### Required action
For the entries below, count the lines containing "hipMemcpyAsync" and give only that number.
Supplied information Start Marker
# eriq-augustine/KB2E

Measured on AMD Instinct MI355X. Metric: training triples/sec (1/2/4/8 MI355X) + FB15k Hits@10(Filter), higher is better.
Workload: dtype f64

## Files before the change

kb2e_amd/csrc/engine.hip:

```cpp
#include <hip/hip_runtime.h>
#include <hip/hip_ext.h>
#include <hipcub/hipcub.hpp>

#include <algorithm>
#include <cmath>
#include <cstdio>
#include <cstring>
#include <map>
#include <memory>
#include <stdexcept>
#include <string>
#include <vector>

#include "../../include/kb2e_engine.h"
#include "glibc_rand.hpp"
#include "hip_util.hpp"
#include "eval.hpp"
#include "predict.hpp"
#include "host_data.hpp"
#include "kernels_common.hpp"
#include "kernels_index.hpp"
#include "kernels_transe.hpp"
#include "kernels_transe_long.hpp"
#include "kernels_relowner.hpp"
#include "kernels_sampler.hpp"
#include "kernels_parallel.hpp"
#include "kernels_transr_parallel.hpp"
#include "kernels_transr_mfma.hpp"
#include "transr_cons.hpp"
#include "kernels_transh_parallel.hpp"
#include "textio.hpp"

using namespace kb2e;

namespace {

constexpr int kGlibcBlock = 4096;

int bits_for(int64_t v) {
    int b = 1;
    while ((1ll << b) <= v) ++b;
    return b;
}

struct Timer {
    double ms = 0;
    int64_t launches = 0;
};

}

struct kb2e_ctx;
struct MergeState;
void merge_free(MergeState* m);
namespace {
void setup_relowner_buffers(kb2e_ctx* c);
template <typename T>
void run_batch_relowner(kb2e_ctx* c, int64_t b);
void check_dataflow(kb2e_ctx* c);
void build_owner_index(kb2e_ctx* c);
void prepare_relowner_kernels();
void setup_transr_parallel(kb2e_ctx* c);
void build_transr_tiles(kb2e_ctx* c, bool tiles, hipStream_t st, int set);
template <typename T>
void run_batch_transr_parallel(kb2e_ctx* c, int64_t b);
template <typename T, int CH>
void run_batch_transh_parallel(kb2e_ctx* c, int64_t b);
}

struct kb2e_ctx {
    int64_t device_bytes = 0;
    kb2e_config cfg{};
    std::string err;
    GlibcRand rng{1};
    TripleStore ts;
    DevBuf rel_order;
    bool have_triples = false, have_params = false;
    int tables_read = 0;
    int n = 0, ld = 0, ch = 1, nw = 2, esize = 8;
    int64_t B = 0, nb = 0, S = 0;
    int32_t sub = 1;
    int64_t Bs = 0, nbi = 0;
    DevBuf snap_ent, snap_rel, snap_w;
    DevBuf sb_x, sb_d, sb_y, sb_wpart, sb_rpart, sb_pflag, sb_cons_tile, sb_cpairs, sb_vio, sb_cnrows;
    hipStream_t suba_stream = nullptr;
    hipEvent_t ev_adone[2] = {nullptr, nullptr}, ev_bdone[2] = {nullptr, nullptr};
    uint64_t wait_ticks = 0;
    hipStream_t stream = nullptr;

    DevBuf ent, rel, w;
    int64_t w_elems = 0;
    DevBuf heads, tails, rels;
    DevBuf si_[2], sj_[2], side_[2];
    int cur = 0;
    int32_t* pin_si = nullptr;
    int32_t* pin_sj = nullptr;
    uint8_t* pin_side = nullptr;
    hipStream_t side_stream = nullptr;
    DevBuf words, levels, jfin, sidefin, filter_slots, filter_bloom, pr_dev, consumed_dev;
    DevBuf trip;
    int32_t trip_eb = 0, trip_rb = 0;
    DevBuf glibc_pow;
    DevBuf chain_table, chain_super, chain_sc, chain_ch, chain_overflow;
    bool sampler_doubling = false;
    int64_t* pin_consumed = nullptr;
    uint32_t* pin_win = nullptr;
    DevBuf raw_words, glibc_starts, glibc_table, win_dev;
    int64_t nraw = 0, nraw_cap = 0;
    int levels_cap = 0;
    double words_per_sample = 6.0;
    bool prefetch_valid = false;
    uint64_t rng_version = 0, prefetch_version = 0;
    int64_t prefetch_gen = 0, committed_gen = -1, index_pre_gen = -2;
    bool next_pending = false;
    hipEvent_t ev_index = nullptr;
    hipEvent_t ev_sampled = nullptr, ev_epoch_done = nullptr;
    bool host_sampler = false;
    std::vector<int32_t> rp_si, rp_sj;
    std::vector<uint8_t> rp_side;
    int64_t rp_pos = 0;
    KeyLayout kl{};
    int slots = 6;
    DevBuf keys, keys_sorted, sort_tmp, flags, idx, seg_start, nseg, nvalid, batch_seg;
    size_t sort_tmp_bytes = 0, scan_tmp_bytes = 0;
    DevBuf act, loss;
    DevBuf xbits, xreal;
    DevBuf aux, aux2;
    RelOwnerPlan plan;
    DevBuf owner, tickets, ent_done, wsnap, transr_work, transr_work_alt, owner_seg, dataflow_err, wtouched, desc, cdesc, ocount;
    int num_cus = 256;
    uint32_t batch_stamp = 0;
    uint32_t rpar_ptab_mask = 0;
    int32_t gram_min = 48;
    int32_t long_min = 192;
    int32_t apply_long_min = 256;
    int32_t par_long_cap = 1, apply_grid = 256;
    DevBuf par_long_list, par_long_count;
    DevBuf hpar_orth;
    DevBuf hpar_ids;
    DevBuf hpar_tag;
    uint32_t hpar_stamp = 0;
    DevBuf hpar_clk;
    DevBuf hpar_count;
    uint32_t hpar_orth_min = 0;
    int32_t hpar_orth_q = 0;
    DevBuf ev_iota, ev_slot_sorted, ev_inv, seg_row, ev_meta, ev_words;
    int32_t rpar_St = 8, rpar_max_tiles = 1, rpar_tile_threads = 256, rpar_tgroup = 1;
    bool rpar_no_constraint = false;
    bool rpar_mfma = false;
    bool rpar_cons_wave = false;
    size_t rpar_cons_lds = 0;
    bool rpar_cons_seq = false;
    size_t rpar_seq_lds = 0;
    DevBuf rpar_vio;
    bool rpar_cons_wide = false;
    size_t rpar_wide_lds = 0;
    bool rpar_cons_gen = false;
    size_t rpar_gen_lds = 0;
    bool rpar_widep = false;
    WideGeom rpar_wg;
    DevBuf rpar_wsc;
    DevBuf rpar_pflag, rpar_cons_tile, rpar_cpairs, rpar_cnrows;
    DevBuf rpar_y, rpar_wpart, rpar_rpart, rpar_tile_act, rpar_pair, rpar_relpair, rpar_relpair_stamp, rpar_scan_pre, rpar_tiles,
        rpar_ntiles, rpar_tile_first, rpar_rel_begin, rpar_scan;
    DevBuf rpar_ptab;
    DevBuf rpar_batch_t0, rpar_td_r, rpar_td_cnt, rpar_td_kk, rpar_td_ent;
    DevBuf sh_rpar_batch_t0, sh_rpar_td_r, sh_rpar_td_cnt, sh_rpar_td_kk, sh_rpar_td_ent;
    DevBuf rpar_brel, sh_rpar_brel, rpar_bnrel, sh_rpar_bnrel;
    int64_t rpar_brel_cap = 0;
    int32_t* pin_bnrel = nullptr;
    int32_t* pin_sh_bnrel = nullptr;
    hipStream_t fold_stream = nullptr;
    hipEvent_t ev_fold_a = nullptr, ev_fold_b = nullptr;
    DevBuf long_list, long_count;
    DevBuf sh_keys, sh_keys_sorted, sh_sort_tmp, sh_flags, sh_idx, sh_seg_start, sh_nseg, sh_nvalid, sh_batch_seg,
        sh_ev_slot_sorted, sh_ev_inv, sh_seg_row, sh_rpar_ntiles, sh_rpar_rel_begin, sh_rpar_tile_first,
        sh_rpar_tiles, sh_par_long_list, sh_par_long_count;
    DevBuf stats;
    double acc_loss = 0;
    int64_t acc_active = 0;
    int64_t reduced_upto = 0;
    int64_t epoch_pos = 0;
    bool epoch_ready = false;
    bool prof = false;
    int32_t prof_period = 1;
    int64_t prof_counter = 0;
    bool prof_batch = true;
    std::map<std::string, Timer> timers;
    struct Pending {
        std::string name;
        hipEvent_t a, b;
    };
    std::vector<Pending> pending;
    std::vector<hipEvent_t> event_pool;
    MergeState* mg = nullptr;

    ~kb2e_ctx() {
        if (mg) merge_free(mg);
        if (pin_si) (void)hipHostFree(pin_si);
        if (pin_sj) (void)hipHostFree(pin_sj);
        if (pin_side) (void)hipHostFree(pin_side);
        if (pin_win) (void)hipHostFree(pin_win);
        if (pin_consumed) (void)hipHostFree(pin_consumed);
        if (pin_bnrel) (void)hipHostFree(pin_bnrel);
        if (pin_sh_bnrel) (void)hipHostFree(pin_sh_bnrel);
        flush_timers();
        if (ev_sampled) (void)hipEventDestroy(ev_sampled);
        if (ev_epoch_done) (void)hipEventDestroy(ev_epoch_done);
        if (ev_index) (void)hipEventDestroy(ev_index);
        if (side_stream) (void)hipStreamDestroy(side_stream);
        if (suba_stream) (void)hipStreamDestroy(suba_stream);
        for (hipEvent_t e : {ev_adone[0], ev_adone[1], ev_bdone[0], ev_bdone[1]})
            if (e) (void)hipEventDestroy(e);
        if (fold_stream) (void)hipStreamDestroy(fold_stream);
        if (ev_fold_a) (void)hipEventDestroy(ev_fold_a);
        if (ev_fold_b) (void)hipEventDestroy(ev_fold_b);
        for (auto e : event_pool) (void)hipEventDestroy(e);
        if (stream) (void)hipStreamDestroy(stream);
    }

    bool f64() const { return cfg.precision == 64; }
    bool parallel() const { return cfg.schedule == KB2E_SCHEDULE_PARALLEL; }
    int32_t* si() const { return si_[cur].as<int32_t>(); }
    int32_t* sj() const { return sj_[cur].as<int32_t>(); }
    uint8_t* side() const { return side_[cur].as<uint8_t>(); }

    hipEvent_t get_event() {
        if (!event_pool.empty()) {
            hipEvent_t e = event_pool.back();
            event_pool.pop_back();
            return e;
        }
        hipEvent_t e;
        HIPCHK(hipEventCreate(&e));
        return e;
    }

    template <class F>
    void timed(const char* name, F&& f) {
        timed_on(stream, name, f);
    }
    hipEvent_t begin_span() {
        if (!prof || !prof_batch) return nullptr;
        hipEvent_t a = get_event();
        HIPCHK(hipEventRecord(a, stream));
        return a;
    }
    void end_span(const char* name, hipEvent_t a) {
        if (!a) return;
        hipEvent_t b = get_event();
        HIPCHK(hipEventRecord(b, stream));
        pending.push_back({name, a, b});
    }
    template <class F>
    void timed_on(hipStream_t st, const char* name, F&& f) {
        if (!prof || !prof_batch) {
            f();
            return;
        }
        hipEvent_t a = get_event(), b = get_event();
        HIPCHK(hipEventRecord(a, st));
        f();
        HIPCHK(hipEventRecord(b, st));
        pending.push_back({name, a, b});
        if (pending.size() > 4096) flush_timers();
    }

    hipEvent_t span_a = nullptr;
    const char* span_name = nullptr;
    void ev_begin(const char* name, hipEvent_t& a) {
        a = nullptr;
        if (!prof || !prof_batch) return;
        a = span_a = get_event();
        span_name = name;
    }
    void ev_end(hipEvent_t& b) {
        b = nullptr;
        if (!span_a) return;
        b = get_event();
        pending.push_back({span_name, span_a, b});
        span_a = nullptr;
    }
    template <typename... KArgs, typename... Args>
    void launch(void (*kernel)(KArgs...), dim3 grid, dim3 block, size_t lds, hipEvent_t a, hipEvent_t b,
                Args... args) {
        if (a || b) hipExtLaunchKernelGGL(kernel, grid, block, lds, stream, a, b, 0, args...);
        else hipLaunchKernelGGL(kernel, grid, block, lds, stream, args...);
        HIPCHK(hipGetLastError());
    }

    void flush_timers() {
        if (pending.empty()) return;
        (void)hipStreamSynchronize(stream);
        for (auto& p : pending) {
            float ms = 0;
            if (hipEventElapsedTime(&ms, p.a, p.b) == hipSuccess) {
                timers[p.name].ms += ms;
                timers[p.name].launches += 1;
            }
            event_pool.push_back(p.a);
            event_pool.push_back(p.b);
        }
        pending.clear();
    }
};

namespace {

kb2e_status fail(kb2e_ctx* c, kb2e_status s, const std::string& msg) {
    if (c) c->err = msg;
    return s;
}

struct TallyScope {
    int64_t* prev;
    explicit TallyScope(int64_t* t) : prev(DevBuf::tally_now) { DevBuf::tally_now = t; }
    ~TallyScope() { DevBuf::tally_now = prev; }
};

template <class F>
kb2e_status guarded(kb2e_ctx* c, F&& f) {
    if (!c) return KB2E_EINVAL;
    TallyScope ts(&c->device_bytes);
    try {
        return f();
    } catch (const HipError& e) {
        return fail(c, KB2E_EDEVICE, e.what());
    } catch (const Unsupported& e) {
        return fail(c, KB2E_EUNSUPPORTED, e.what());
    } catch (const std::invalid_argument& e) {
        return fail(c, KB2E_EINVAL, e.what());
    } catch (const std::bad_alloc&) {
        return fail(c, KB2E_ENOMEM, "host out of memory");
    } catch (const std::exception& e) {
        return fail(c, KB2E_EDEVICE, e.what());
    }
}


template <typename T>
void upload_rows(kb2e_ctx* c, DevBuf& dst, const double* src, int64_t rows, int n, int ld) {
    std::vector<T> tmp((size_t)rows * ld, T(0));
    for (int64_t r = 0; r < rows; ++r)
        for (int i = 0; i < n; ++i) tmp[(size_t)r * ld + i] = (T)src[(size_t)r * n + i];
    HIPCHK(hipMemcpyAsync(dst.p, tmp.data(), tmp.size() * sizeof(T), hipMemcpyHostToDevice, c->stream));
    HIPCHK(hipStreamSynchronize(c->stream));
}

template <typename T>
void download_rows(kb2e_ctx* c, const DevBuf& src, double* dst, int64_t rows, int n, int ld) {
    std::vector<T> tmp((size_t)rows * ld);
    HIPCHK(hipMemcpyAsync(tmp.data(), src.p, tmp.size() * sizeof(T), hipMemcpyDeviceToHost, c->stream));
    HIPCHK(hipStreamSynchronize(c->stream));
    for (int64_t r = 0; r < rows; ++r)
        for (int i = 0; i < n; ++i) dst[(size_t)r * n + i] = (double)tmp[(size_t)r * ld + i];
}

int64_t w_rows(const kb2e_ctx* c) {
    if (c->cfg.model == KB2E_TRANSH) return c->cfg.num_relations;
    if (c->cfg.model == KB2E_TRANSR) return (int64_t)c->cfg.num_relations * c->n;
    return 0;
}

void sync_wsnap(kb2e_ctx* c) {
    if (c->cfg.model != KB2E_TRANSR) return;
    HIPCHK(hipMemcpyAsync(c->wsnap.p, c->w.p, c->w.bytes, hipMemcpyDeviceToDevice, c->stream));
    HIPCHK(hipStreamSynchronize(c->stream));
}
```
Supplied information End Marker
### Exercise response
3